== Segment start ==

template <class Cfg, class AL, class BL, class Epi, int KG = 1>
__global__ __launch_bounds__(NT * KG, KG == 1 ? Cfg::OCC : 2) void igemm2_kernel(typename AL::Params pa, typename BL::Params pb,
                                                                              typename Epi::Params pe, GridMap gm) {
    constexpr int LDA = AL::LD, LDB = BL::LD;
    constexpr int TM = Cfg::TM, TN = Cfg::TN;
    static_assert((TM == 4 || (TM == 2 && is_dualmode<AL>::value)) && (TN == 1 || TN == 2 || TN == 4),
                  "fragment registers of the hand-ordered k-step");
    static_assert(KG == 1 || (KG == 2 && TN <= 2), "two wave groups: the parked accumulators must fit the LDS");
    constexpr bool RS = is_rowshare<AL>::value;
    constexpr bool FR = is_fwdrows<AL>::value;
    constexpr bool DM = is_dualmode<AL>::value;
    static_assert(!DM || (RS && KG == 1 && (TN == 2 || TN == 4)), "multi-mode: row-shared loader, phases in the accumulator blocks");
    constexpr int A_EXTRA = igemm2_a_extra<AL>();
    constexpr int A_ELEMS = AL::ROWS * LDA + A_EXTRA, B_ELEMS = BL::ROWS * LDB;
    constexpr int STAGE = A_ELEMS + B_ELEMS;
    constexpr int PAD = 16;
    extern __shared__ __attribute__((aligned(16))) float smem2[];
    const int kg = KG == 1 ? 0 : __builtin_amdgcn_readfirstlane((int)threadIdx.x >> 8);
    float* const ring = smem2 + PAD + kg * igemm2_ring_floats<Cfg, AL, BL, KG>();
    GZ2_STAMP(st0);
#ifdef GZ2_STAMPS
    const unsigned long long sr0 = __builtin_amdgcn_s_memrealtime();
    unsigned long long st1 = st0, st2 = st0;
#endif

    const int tid = KG == 1 ? (int)threadIdx.x : ((int)threadIdx.x & (NT - 1));
    const int nwg = gridDim.x;
    int bid = blockIdx.x;
    if (gm.stagger > 0 && bid < 512 && blockIdx.z == 0) {
        const unsigned hw = __builtin_amdgcn_s_getreg(((4 - 1) << 11) | (16 << 6) | 4);
        if (hw & 1u) {
            const unsigned long long t_end = __builtin_amdgcn_s_memtime() + (unsigned long long)gm.stagger;
            while (__builtin_amdgcn_s_memtime() < t_end) __builtin_amdgcn_s_sleep(64);
        }
    }
    int y;
    if (gm.var_chunks) {
        const int tiles = gm.tiles_m * gm.tiles_n;
        y = gm.phase_order[bid / tiles];
        bid %= tiles;
    } else {
        if (!gm.no_swizzle) {
            const int q = nwg >> 3, rr = nwg & 7, x = bid & 7, i = bid >> 3;
            bid = (x < rr ? x * (q + 1) : rr * (q + 1) + (x - rr) * q) + i;
        }
        y = bid % gm.ny;
        bid /= gm.ny;
    }
    const int tile_n = bid % gm.tiles_n;
    const int tile_m = bid / gm.tiles_n;
    const int z = blockIdx.z;
    const int kcA = z * gm.chunks_per_split;
    const int kcB = min(gm.var_chunks ? gm.phase_chunks[y] : gm.chunks, kcA + gm.chunks_per_split);
    if (gm.slab && gm.var_chunks && kcA >= kcB) return;
    int kc0 = kcA, kc1 = kcB, kend = kcB;
    if constexpr (KG == 2) {
        const int h = (kcB - kcA + 1) >> 1;
        kc0 = kcA + kg * h;
        kend = kc0 + h;
        kc1 = min(kcB, kend);
    }

    AL al;
    BL bl;
    al.init(pa, tile_m, y, tid);
    bl.init(pb, tile_n, y, tid);

    f32x16 acc[TM][TN];
#pragma unroll
    for (int i = 0; i < TM; ++i)
#pragma unroll
        for (int j = 0; j < TN; ++j)
#pragma unroll
            for (int r = 0; r < 16; ++r) acc[i][j][r] = 0.f;

    const int lane = tid & 63, wave = __builtin_amdgcn_readfirstlane(tid >> 6);
    const int wm = wave / Cfg::WN, wn = wave % Cfg::WN;
    const int half = lane >> 5, l32 = lane & 31;
    const uint32_t lds0 = (uint32_t)(uintptr_t)(__attribute__((address_space(3))) float*)ring;
    uint32_t a_addr[TM];
#pragma unroll
    for (int i = 0; i < TM; ++i)
        a_addr[i] = lds0 + (uint32_t)(B_ELEMS + half * (RS ? 0 : LDA) + wm * TM * 32 + i * 32 + l32) * 4u;
    if constexpr (RS) {
        const int sh = al.frag_shift(half);
#pragma unroll
        for (int i = 0; i < TM; ++i) {
            const int b = (tile_m * Cfg::BM + wm * TM * 32 + i * 32 + l32) % pa.AW;
            const bool zero = (sh < 0 && b == 0) || (sh > 0 && b == pa.AW - 1);
            a_addr[i] = zero ? lds0 + (uint32_t)(B_ELEMS + AL::ZERO_COL) * 4u : a_addr[i] + (uint32_t)(sh * 4);
        }
        if (tid < STAGES2 * AL::ROWS * 4) {
            const int st = tid / (AL::ROWS * 4), q = tid % (AL::ROWS * 4);
            ring[st * STAGE + B_ELEMS + (q >> 2) * LDA + AL::ZERO_COL + (q & 3)] = 0.f;
        }
    }
    uint32_t a_addrB[TM];
    if constexpr (DM) {
#pragma unroll
        for (int i = 0; i < TM; ++i) {
            const int b = (tile_m * Cfg::BM + wm * TM * 32 + i * 32 + l32) % pa.AW;
            a_addrB[i] = lds0 + (uint32_t)(B_ELEMS + half * LDA + (b == 0 ? AL::ZERO_COL : wm * TM * 32 + i * 32 + l32 - 1)) * 4u;
        }
    }
    uint32_t a_odd[TM];
    if constexpr (FR) {
#pragma unroll
        for (int i = 0; i < TM; ++i) {
            int e, o;
            al.frag(wm * TM * 32 + i * 32 + l32, half, e, o);
            a_addr[i] = lds0 + (uint32_t)(B_ELEMS + e) * 4u;
            a_odd[i] = lds0 + (uint32_t)(B_ELEMS + o) * 4u;
        }
        for (int q = tid; q < STAGES2 * A_EXTRA; q += NT)
            ring[(q / A_EXTRA) * STAGE + B_ELEMS + AL::ZERO + q % A_EXTRA] = 0.f;
    }
    const uint32_t b_addr = lds0 + (uint32_t)(half * LDB + wn * TN * 32 + l32) * 4u;

    constexpr int NPA = AL::PIECES, NPB = BL::PIECES, NP = NPA + NPB, STEPS = ksteps_of<AL>();
    static_assert(STEPS == 8 || STEPS == 12, "k-steps per chunk");
    constexpr int PPS = (NP + STEPS - 1) / STEPS;
    static_assert(PPS <= 4 && NP < 64, "pieces are spread over the k-step's four MFMA rows; vmcnt is 6 bits");
    auto issue_piece = [&](int kc, int st, int p, bool live) {
#ifdef GZ2_EXP_NODMA
        if (kc >= kc0 + 2) return;
#endif
#ifdef GZ2_EXP_SAMECHUNK
        if (kc >= kc0 + 2) kc = kc0;
#endif
        float* sb = ring + st * STAGE;
        if (p < NPA) al.issue_piece(kc, sb + B_ELEMS, p, live);
        else bl.issue_piece(kc, sb, p - NPA, live);
    };
    auto fetch_m = [&](auto Sc, auto Mc, uint32_t so, float (&af)[TM], float (&bf)[TN]) {
        constexpr int S = decltype(Sc)::value, MD = decltype(Mc)::value;
        constexpr bool PL = mode_plain_of<AL>(MD, S);
        constexpr unsigned MK = mode_mask_of<AL>(MD, S);
        constexpr int AO = LDA * step_arow_of<AL>(MD, S) * 4, BO = step_brow_of<AL>(MD, S) * LDB * 4;
#pragma unroll
        for (int i = 0; i < TM; ++i) af[i] = lds_rd<AO>((PL ? a_addrB[i] : a_addr[i]) + so);
        if constexpr ((MK & 1u) != 0) bf[0] = lds_rd<BO>(b_addr + so);
        if constexpr (TN >= 2 && (MK & 2u) != 0) bf[1] = lds_rd<BO + 128>(b_addr + so);
        if constexpr (TN == 4 && (MK & 4u) != 0) bf[2] = lds_rd<BO + 256>(b_addr + so);
        if constexpr (TN == 4 && (MK & 8u) != 0) bf[3] = lds_rd<BO + 384>(b_addr + so);
    };
    auto fetch_first = [&](int kc, uint32_t so, float (&af)[TM], float (&bf)[TN]) {
        if constexpr (DM) {
            if (al.mode_of(kc) == 0) fetch_m(std::integral_constant<int, 0>{}, std::integral_constant<int, 0>{}, so, af, bf);
            else fetch_m(std::integral_constant<int, 0>{}, std::integral_constant<int, 1>{}, so, af, bf);
        }
    };
    auto fetch = [&](auto Sc, uint32_t so, float (&af)[TM], float (&bf)[TN]) {
        constexpr int S = decltype(Sc)::value;
        constexpr int AO = (RS ? LDA : 2 * LDA) * S * 4, BO = 2 * S * LDB * 4;
#ifdef GZ2_EXP_NOFETCH
        if (so != 0xFFFFFFFFu) return;
#endif
        if constexpr (FR) {
            constexpr int FO = (S >> 1) * 2 * fwd_ow<AL>() * 4;
            af[0] = lds_rd<FO>(((S & 1) ? a_odd[0] : a_addr[0]) + so);
            af[1] = lds_rd<FO>(((S & 1) ? a_odd[1] : a_addr[1]) + so);
            af[2] = lds_rd<FO>(((S & 1) ? a_odd[2] : a_addr[2]) + so);
            af[3] = lds_rd<FO>(((S & 1) ? a_odd[3] : a_addr[3]) + so);
        } else {
            af[0] = lds_rd<AO>(a_addr[0] + so);
            af[1] = lds_rd<AO>(a_addr[1] + so);
            af[2] = lds_rd<AO>(a_addr[2] + so);
            af[3] = lds_rd<AO>(a_addr[3] + so);
        }
        {
        bf[0] = lds_rd<BO>(b_addr + so);
        if constexpr (TN >= 2) bf[1] = lds_rd<BO + 128>(b_addr + so);
        if constexpr (TN == 4) {
            bf[2] = lds_rd<BO + 256>(b_addr + so);
            bf[3] = lds_rd<BO + 384>(b_addr + so);
        }
        }
    };
    auto mask = [&](float (&)[TM]) {};

    if (kcA < kcB) {
#pragma unroll
        for (int p = 0; p < NP; ++p) issue_piece(kc0, 0, p, kc0 < kc1);
#pragma unroll
        for (int p = 0; p < NP; ++p) issue_piece(kc0 + 1, 1, p, kc0 + 1 < kc1);
#ifdef GZ2_EXP_NO_LGKM_PROLOGUE
        asm volatile("s_waitcnt vmcnt(%0)" ::"n"(NP) : "memory");
#else
        asm volatile("s_waitcnt vmcnt(%0) lgkmcnt(0)" ::"n"(NP) : "memory");
#endif
        __builtin_amdgcn_s_barrier();
#ifdef GZ2_STAMPS
        st1 = __builtin_amdgcn_s_memtime();
#endif
        float af[2][TM], bf[2][TN];
#ifdef GZ2_STEP_STAMPS
        unsigned long long step_cyc[8] = {0, 0, 0, 0, 0, 0, 0, 0}, step_t = __builtin_amdgcn_s_memtime();
#endif
        if constexpr (DM) {
#pragma unroll
            for (int q = 0; q < 2; ++q)
#pragma unroll
                for (int j = 0; j < TN; ++j) bf[q][j] = 0.f;
            fetch_first(kc0, 0u, af[0], bf[0]);
        } else {
            fetch(std::integral_constant<int, 0>{}, 0u, af[0], bf[0]);
        }
        lgkm_done(af[0], bf[0]);
        mask(af[0]);
        int stage = 0;
        auto run_chunks = [&](int k_from, int k_to, auto Mc) {
        for (int kc = k_from; kc < k_to; ++kc) {
            int s1 = stage + 1; if (s1 >= STAGES2) s1 -= STAGES2;
            int s2 = s1 + 1; if (s2 >= STAGES2) s2 -= STAGES2;
            const uint32_t so = (uint32_t)(stage * STAGE * 4), sno = (uint32_t)(s1 * STAGE * 4);
            const bool more = kc + 2 < kc1;
            auto kstep = [&](auto Sc) {
                constexpr int S = decltype(Sc)::value;
                constexpr int MD = decltype(Mc)::value;
                constexpr int c = S & 1, n = c ^ 1;
                auto mfma_row = [&](f32x16 (&cc)[TN], float a, const float (&b)[TN]) {
                    if constexpr (DM) {
                        constexpr unsigned MK = mode_mask_of<AL>(MD, S);
                        if constexpr (MK == (TN == 4 ? 15u : 3u)) gz::mfma_row(cc, a, b);
                        else {
                            if constexpr ((MK & 1u) != 0) gz::mfma_one(cc[0], a, b[0]);
                            if constexpr (TN >= 2 && (MK & 2u) != 0) gz::mfma_one(cc[1], a, b[1]);
                            if constexpr (TN == 4 && (MK & 4u) != 0) gz::mfma_one(cc[2], a, b[2]);
                            if constexpr (TN == 4 && (MK & 8u) != 0) gz::mfma_one(cc[3], a, b[3]);
                        }
                    } else gz::mfma_row(cc, a, b);
                };
                auto fetch_same = [&](auto S2c, uint32_t o, float (&fa)[TM], float (&fb)[TN]) {
                    if constexpr (DM) fetch_m(S2c, Mc, o, fa, fb);
                    else fetch(S2c, o, fa, fb);
                };
                auto pieces = [&](auto Rowc) {
                    constexpr int row = decltype(Rowc)::value;
                    constexpr int r = PPS == 1 ? (row == 1 ? 0 : -1) : row;
                    constexpr int q = S * PPS + r;
                    if constexpr (r >= 0 && r < PPS && q < NP) issue_piece(kc + 2, s2, q, more);
                };
                if constexpr (S + 1 < STEPS) {
                    fetch_same(std::integral_constant<int, S + 1>{}, so, af[n], bf[n]);
                    mfma_row(acc[0], af[c][0], bf[c]);
                    pieces(std::integral_constant<int, 0>{});
                    mfma_row(acc[1], af[c][1], bf[c]);
                    pieces(std::integral_constant<int, 1>{});
                    if constexpr (TM == 4) mfma_row(acc[2], af[c][2], bf[c]);
                    pieces(std::integral_constant<int, 2>{});
                    if constexpr (TM == 4) mfma_row(acc[3], af[c][3], bf[c]);
                    pieces(std::integral_constant<int, 3>{});
                } else {
                    mfma_row(acc[0], af[c][0], bf[c]);
                    pieces(std::integral_constant<int, 0>{});
                    if constexpr (TM == 4) mfma_row(acc[1], af[c][1], bf[c]);
                    pieces(std::integral_constant<int, 1>{});
                    pieces(std::integral_constant<int, 2>{});
                    pieces(std::integral_constant<int, 3>{});
#ifndef GZ2_EXP_NOVMWAIT
                    asm volatile("s_waitcnt vmcnt(%0)" ::"n"(NP) : "memory");
#endif
#ifndef GZ2_EXP_NOBARRIER
                    __builtin_amdgcn_s_barrier();
#endif
                    if constexpr (DM) fetch_first(kc + 1, sno, af[n], bf[n]);
                    else fetch(std::integral_constant<int, 0>{}, sno, af[n], bf[n]);
                    if constexpr (TM == 4) {
                        mfma_row(acc[2], af[c][2], bf[c]);
                        mfma_row(acc[3], af[c][3], bf[c]);
                    } else {
                        mfma_row(acc[1], af[c][1], bf[c]);
                    }
                }
#ifdef GZ2_STEP_STAMPS
                {
                    const unsigned long long t = __builtin_amdgcn_s_memtime();
                    step_cyc[S] += t - step_t;
                    step_t = t;
                }
#endif
                lgkm_done(af[n], bf[n]);
                mask(af[n]);
            };
            kstep(std::integral_constant<int, 0>{});
            kstep(std::integral_constant<int, 1>{});
            kstep(std::integral_constant<int, 2>{});
            kstep(std::integral_constant<int, 3>{});
            kstep(std::integral_constant<int, 4>{});
            kstep(std::integral_constant<int, 5>{});
            kstep(std::integral_constant<int, 6>{});
            kstep(std::integral_constant<int, 7>{});
            if constexpr (STEPS == 12) {
                kstep(std::integral_constant<int, 8>{});
                kstep(std::integral_constant<int, 9>{});
                kstep(std::integral_constant<int, 10>{});
                kstep(std::integral_constant<int, 11>{});
            }
            stage = s1;
        }
        };
        if constexpr (DM) {
            run_chunks(kc0, min(kend, al.bound[0]), std::integral_constant<int, 0>{});
            run_chunks(max(kc0, al.bound[0]), kend, std::integral_constant<int, 1>{});
        } else {
            run_chunks(kc0, kend, std::integral_constant<int, 0>{});
        }
        asm volatile("s_waitcnt vmcnt(0)\n\ts_nop 15\n\ts_nop 15" ::: "memory");
#ifdef GZ2_STAMPS
        st2 = __builtin_amdgcn_s_memtime();
#endif
#ifdef GZ2_STEP_STAMPS
        if (tid == 0 && blockIdx.x < 64)
            for (int q = 0; q < 8; ++q) gz2_stamps[(size_t)(8192 - 64 + blockIdx.x) * 8 + q] = step_cyc[q];
#endif
    }

    if constexpr (KG == 2) {
        __syncthreads();
        float* const park = smem2;
        if (kg == 1) {
#pragma unroll
            for (int i = 0; i < TM; ++i)
#pragma unroll
                for (int j = 0; j < TN; ++j)
#pragma unroll
                    for (int r = 0; r < 16; ++r) park[((i * TN + j) * 16 + r) * NT + tid] = acc[i][j][r];
        }
        __syncthreads();
        if (kg == 1) return;
#pragma unroll
        for (int i = 0; i < TM; ++i)
#pragma unroll
            for (int j = 0; j < TN; ++j)
#pragma unroll
                for (int r = 0; r < 16; ++r) acc[i][j][r] += park[((i * TN + j) * 16 + r) * NT + tid];
    }
#ifdef GZ2_EXP_NOSTORE
    if (acc[0][0][0] == 123456.789f)
#endif
    if (gm.slab)
        store_slab<Epi::SWAP, TM, TN>(gm, acc, tile_m * Cfg::BM + wm * TM * 32, tile_n * Cfg::BN + wn * TN * 32, lane,
                                      gm.var_chunks ? gm.phase_slab0[y] + z : y * (int)gridDim.z + z);
    else
// ... 408 lines not shown
            kstep(std::integral_constant<int, 4>{});
            kstep(std::integral_constant<int, 5>{});
            kstep(std::integral_constant<int, 6>{});
            kstep(std::integral_constant<int, 7>{});
            stage = s1;
        }
        asm volatile("s_waitcnt vmcnt(0)\n\ts_nop 15\n\ts_nop 15" ::: "memory");
    }
    Epi::template store<TM, TN>(pe, acc, tile_m * Cfg::BM + wm * TM * 32, tile_n * Cfg::BN + wn * TN * 32, lane, 0, z);
}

== Segment end ==

THE PROBLEM:
Please transcribe exactly the lines above from the line that has "constexpr int STAGE = A_ELEMS + B_ELEMS;" up to and including the line that has "const unsigned long long sr0"; no other line belongs in the answer.

EXERCISE ANSWER:
    constexpr int STAGE = A_ELEMS + B_ELEMS;
    constexpr int PAD = 16;
    extern __shared__ __attribute__((aligned(16))) float smem2[];
    const int kg = KG == 1 ? 0 : __builtin_amdgcn_readfirstlane((int)threadIdx.x >> 8);
    float* const ring = smem2 + PAD + kg * igemm2_ring_floats<Cfg, AL, BL, KG>();
    GZ2_STAMP(st0);
#ifdef GZ2_STAMPS
    const unsigned long long sr0 = __builtin_amdgcn_s_memrealtime();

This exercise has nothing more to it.